int32_t honu_ctx_reset(honu_ctx *ctx, void *stream) {
    if (!ctx) return arg_fail("ctx");
    HIPCHK(hipSetDevice(ctx->device));
    HIPCHK(hipMemsetAsync(ctx->dec.lb, 0, ctx->lb_bytes, (hipStream_t)stream));
    HIPCHK(hipStreamSynchronize((hipStream_t)stream));
    return HONU_OK;
}

void honu_ctx_destroy(honu_ctx *ctx) {
    if (!ctx) return;
    (void)hipSetDevice(ctx->device);
    (void)hipStreamSynchronize(ctx->aux);
    (void)hipEventDestroy(ctx->ev_fork);
    (void)hipEventDestroy(ctx->ev_join);
    (void)hipStreamDestroy(ctx->aux);
    (void)hipFree(ctx->ws);
    (void)hipHostFree(ctx->dec.spec_seen);
    free(ctx);
}

uint64_t honu_ctx_max_records(const honu_ctx *ctx) { return ctx ? ctx->max_n : 0; }

int32_t honu_ctx_set_param(honu_ctx *ctx, const char *name, int64_t value) {
    if (!ctx || !name) return arg_fail("ctx/name");
    if (!strcmp(name, "copy_blocks") && value > 0) ctx->geom.copy_blocks = (int)value;
    else if (!strcmp(name, "record_blocks") && value > 0) ctx->geom.per_record_blocks = (int)value;
    else if (!strcmp(name, "lane_blocks") && value >= 0) ctx->geom.lane_blocks = (int)value;
    else if (!strcmp(name, "speculate") && value >= 0 && value <= 2) ctx->speculate = (int)value;
    else if (!strcmp(name, "encode_fork") && value >= 0 && value <= 2) ctx->enc_fork = (int)value;
    else if (!strcmp(name, "acl_inplace") && (value == 0 || value == 1)) ctx->acl_inplace = value != 0;
    else if (!strcmp(name, "regions_inplace") && (value == 0 || value == 1)) ctx->reg_inplace = value != 0;
    else if (!strcmp(name, "guard_blocks") && value >= 0 && value <= 65536) ctx->guard_blocks = (int)value;
    else if (!strcmp(name, "speculate_backoff") && value >= 0 && value <= (int64_t)SPEC_BACKOFF_CALLS) {
        __atomic_store_n(ctx->dec.spec_seen, 0u, __ATOMIC_RELAXED);
        ctx->spec_off = (uint32_t)value;
    }
    else if (!strcmp(name, "copy_steal") && (value == 0 || value == 1)) ctx->geom.copy_steal = (int)value;
    else if (!strcmp(name, "copy_variant") || !strcmp(name, "encode_variant") || !strcmp(name, "inline_recovery")) {
        if (value != 0) return arg_fail(name);
    }
    else if (!strcmp(name, "record_variant") &&
             (value == 0 || value == 5 || value == 6))
        ctx->geom.record_variant = (int)value;
    else if (!strcmp(name, "seek_variant") && value >= 0 && value <= 2) ctx->geom.seek_variant = (int)value;
    else return arg_fail(name);
    return HONU_OK;
}

int32_t honu_ctx_get_param(const honu_ctx *ctx, const char *name, int64_t *value) {
    if (!ctx || !name || !value) return arg_fail("ctx/name/value");
    if (!strcmp(name, "copy_blocks")) *value = ctx->geom.copy_blocks;
    else if (!strcmp(name, "record_blocks")) *value = ctx->geom.per_record_blocks;
    else if (!strcmp(name, "lane_blocks")) *value = ctx->geom.lane_blocks;
    else if (!strcmp(name, "speculate")) *value = ctx->speculate;
    else if (!strcmp(name, "encode_fork")) *value = ctx->enc_fork;
    else if (!strcmp(name, "acl_inplace")) *value = ctx->acl_inplace ? 1 : 0;
    else if (!strcmp(name, "regions_inplace")) *value = ctx->reg_inplace ? 1 : 0;
    else if (!strcmp(name, "guard_blocks")) *value = ctx->guard_blocks;
    else if (!strcmp(name, "recoveries"))
        *value = __atomic_load_n(ctx->dec.spec_seen + 1, __ATOMIC_RELAXED);
    else if (!strcmp(name, "speculate_backoff"))
        *value = __atomic_load_n(ctx->dec.spec_seen, __ATOMIC_RELAXED) ? SPEC_BACKOFF_CALLS : ctx->spec_off;
    else if (!strcmp(name, "copy_steal")) *value = ctx->geom.copy_steal;
    else if (!strcmp(name, "copy_variant") || !strcmp(name, "encode_variant") || !strcmp(name, "inline_recovery"))
        *value = 0;
    else if (!strcmp(name, "record_variant")) *value = ctx->geom.record_variant;
    else if (!strcmp(name, "walk_flag_checks")) *value = decode_walk_flag_checks();
    else if (!strcmp(name, "sort_tile")) *value = sort_tile();
    else if (!strcmp(name, "seek_variant")) *value = ctx->geom.seek_variant;
    else if (!strcmp(name, "seek_fence")) *value = seek_fence();
    else if (!strcmp(name, "seek_auto_probes")) *value = (int64_t)seek_auto_probes();
    else if (!strcmp(name, "seek_auto_keys")) *value = (int64_t)seek_auto_keys();
    else if (!strcmp(name, "merge_tile")) *value = merge_tile();
    else if (!strcmp(name, "delete_tile")) *value = delete_tile();
    else if (!strcmp(name, "list_tile")) *value = list_tile();
    else if (!strcmp(name, "list_stage")) *value = list_stage();
    else if (!strcmp(name, "filter_tile")) *value = filter_tile();
    else if (!strcmp(name, "compare_tile")) *value = compare_tile();
    else if (!strcmp(name, "compare_stage")) *value = compare_stage();
    else return arg_fail(name);
    return HONU_OK;
}

int32_t honu_encode_sizes(honu_ctx *ctx, const honu_meta *d_meta, uint64_t var_len,
                          const honu_acl *d_acl, uint64_t acl_len, const uint32_t *d_regions,
                          uint64_t regions_len, const uint64_t *d_payload_off, uint64_t n,
                          uint64_t *d_sizes, int32_t *d_status, void *stream) {
    if (!ctx) return arg_fail("ctx");
    if (n && (!d_meta || !d_payload_off || !d_sizes)) return arg_fail("null pointer");
    if (!aligned(d_meta, 16)) return arg_fail("rows must be 16-byte aligned");
    if (!aligned(d_acl, 4) || !aligned(d_regions, 4)) return arg_fail("tables must be 4-byte aligned");
    HIPCHK(hipSetDevice(ctx->device));
    HIPCHK(launch_encode_sizes_grp(d_meta, var_len, d_acl, acl_len, d_regions, regions_len,
                                   d_payload_off, n, d_sizes, d_status, ctx->geom.lane_blocks,
                                   (hipStream_t)stream));
    return HONU_OK;
}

◇ ◇ ◇

**WORK ITEM:**
Only the lines from the start of the material through the line bearing "ctx->acl_inplace = value != 0;" are needed, restated exactly, with both end lines included.

**RESULT OF THIS EXERCISE:**
int32_t honu_ctx_reset(honu_ctx *ctx, void *stream) {
    if (!ctx) return arg_fail("ctx");
    HIPCHK(hipSetDevice(ctx->device));
    HIPCHK(hipMemsetAsync(ctx->dec.lb, 0, ctx->lb_bytes, (hipStream_t)stream));
    HIPCHK(hipStreamSynchronize((hipStream_t)stream));
    return HONU_OK;
}

void honu_ctx_destroy(honu_ctx *ctx) {
    if (!ctx) return;
    (void)hipSetDevice(ctx->device);
    (void)hipStreamSynchronize(ctx->aux);
    (void)hipEventDestroy(ctx->ev_fork);
    (void)hipEventDestroy(ctx->ev_join);
    (void)hipStreamDestroy(ctx->aux);
    (void)hipFree(ctx->ws);
    (void)hipHostFree(ctx->dec.spec_seen);
    free(ctx);
}

uint64_t honu_ctx_max_records(const honu_ctx *ctx) { return ctx ? ctx->max_n : 0; }

int32_t honu_ctx_set_param(honu_ctx *ctx, const char *name, int64_t value) {
    if (!ctx || !name) return arg_fail("ctx/name");
    if (!strcmp(name, "copy_blocks") && value > 0) ctx->geom.copy_blocks = (int)value;
    else if (!strcmp(name, "record_blocks") && value > 0) ctx->geom.per_record_blocks = (int)value;
    else if (!strcmp(name, "lane_blocks") && value >= 0) ctx->geom.lane_blocks = (int)value;
    else if (!strcmp(name, "speculate") && value >= 0 && value <= 2) ctx->speculate = (int)value;
    else if (!strcmp(name, "encode_fork") && value >= 0 && value <= 2) ctx->enc_fork = (int)value;
    else if (!strcmp(name, "acl_inplace") && (value == 0 || value == 1)) ctx->acl_inplace = value != 0;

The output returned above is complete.